## Exercise description
Only the stretch of the listing below that runs from the line with "constexpr unsigned OOB = 0x80000000u;" through the line with "const int npp" is to be printed, exactly and with both ends.

________________________________________

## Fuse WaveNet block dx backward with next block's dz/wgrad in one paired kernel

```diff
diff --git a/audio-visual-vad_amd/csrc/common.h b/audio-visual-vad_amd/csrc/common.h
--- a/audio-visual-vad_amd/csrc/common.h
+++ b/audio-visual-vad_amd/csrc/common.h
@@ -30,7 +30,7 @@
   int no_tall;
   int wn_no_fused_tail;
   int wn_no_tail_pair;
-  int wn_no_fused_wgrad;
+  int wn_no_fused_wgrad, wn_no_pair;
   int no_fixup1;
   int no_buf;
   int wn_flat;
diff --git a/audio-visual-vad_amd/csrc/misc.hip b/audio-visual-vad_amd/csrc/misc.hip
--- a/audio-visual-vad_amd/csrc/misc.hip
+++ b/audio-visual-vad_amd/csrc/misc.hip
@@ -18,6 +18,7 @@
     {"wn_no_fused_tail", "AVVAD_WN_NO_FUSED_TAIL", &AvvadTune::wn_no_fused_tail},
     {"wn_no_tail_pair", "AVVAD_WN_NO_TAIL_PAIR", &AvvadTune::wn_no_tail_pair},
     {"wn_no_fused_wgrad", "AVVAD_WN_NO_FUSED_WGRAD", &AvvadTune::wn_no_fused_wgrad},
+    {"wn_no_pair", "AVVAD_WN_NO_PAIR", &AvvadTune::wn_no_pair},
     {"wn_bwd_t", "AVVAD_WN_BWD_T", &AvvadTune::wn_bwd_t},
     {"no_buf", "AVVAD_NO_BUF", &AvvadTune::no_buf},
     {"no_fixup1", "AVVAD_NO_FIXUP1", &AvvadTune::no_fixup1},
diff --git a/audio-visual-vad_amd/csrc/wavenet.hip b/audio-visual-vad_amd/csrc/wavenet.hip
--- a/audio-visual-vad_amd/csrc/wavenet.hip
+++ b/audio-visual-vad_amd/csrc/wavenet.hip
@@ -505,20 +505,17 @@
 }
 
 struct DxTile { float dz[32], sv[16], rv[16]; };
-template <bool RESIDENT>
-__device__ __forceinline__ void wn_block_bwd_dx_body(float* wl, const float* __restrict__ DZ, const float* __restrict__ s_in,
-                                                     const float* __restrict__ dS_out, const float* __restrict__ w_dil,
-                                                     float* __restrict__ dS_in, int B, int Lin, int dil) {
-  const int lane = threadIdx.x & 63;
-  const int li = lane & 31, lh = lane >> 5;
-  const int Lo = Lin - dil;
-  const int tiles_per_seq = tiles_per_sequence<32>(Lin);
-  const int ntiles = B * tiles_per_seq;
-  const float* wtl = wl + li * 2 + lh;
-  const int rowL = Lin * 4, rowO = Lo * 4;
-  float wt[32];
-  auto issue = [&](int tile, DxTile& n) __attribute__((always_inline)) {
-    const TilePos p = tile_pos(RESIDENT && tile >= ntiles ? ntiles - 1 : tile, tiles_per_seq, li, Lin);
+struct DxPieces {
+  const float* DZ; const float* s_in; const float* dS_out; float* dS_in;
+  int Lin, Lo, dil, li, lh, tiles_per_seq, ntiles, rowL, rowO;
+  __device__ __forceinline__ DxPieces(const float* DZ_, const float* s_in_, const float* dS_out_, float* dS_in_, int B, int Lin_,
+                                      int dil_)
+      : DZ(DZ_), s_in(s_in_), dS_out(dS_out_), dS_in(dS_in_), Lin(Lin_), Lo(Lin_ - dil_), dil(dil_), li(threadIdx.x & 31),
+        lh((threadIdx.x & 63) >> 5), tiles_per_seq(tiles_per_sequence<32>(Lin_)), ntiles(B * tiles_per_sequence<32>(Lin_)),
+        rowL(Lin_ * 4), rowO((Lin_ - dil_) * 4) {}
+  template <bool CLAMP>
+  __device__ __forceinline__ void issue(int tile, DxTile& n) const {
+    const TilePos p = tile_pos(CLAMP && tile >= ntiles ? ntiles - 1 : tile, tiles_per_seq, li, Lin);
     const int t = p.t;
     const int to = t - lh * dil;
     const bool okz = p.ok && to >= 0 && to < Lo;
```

________________________________________

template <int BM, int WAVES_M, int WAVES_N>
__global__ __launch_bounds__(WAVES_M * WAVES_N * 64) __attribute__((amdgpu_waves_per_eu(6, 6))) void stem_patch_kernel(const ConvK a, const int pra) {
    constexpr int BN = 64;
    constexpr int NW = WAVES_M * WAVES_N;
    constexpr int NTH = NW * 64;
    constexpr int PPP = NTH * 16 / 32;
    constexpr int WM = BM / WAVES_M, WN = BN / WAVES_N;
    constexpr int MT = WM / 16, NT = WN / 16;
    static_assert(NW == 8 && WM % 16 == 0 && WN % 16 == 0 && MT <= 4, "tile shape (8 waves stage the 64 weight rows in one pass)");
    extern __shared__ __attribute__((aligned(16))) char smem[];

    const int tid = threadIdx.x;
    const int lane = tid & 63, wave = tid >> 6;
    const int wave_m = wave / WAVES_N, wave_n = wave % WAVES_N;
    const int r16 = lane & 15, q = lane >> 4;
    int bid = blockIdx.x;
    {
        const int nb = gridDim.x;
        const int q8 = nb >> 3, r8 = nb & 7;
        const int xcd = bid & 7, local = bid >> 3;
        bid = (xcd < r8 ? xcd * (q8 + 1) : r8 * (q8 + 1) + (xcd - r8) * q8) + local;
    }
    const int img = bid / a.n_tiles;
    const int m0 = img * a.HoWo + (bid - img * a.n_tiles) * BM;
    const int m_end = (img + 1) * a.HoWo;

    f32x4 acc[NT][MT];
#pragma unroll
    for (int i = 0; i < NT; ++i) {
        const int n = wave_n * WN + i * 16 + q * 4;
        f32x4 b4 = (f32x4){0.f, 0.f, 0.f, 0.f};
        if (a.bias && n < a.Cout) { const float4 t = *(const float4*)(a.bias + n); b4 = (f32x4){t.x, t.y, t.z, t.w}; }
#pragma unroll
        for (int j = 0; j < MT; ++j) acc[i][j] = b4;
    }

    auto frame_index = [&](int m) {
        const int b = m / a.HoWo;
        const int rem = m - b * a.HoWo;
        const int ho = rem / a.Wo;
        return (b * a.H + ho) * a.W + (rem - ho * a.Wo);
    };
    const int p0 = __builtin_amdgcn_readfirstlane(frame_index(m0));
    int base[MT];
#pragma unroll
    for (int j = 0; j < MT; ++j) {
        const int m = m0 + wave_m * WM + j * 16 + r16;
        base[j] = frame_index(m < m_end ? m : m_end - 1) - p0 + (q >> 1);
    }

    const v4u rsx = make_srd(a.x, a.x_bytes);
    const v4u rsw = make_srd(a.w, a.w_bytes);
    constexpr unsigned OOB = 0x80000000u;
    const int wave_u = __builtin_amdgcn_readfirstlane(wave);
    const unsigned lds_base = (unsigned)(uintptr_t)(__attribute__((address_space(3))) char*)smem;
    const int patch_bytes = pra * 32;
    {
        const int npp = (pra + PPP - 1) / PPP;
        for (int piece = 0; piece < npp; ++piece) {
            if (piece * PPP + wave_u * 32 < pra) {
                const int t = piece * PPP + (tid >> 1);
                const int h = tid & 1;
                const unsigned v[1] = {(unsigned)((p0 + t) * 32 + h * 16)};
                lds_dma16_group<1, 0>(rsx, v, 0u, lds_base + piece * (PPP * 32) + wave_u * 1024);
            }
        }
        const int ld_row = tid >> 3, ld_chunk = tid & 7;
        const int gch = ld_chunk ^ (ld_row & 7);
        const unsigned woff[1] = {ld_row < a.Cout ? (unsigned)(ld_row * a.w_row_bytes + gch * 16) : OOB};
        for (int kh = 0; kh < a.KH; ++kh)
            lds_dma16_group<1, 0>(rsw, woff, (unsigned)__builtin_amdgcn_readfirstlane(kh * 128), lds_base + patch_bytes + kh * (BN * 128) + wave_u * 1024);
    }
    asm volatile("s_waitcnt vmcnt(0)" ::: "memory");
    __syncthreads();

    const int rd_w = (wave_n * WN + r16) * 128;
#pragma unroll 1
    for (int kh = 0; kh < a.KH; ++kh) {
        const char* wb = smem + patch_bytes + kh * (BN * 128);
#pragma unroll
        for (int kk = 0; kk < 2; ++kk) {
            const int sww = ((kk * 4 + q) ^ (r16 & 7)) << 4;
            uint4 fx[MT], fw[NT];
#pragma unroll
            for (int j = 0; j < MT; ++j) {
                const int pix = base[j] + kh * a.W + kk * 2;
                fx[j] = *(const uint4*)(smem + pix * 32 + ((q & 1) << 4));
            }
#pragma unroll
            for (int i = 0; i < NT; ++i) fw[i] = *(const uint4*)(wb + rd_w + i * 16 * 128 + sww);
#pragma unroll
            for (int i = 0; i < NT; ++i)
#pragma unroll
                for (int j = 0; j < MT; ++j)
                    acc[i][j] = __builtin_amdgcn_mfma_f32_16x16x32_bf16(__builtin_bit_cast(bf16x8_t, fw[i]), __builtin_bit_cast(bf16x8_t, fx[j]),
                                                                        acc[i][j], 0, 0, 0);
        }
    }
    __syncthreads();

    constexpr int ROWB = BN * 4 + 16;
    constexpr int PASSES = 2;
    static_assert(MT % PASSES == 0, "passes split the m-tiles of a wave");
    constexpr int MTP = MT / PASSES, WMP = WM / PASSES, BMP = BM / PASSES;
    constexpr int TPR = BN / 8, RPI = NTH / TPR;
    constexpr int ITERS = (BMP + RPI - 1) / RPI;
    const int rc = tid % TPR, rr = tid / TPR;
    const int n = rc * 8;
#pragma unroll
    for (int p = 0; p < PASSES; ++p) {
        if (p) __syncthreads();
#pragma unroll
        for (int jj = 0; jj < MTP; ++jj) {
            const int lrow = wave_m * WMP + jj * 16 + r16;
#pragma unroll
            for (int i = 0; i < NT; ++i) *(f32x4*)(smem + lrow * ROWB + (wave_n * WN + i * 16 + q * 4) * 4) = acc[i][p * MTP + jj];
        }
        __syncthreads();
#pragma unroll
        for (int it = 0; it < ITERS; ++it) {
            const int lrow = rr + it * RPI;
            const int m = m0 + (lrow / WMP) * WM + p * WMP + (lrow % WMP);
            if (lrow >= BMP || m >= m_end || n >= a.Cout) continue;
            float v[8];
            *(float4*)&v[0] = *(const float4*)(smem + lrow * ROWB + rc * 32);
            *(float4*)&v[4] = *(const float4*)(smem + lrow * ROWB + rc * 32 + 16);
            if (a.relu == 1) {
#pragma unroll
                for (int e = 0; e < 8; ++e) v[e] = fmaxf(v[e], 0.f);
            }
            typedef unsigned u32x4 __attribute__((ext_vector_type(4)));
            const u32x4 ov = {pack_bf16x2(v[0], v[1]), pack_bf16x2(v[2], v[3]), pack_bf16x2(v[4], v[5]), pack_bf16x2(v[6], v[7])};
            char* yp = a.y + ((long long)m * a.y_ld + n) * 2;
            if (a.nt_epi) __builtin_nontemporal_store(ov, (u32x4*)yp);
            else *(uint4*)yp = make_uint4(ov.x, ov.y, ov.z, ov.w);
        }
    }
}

________________________________________

## Response
    constexpr unsigned OOB = 0x80000000u;
    const int wave_u = __builtin_amdgcn_readfirstlane(wave);
    const unsigned lds_base = (unsigned)(uintptr_t)(__attribute__((address_space(3))) char*)smem;
    const int patch_bytes = pra * 32;
    {
        const int npp = (pra + PPP - 1) / PPP;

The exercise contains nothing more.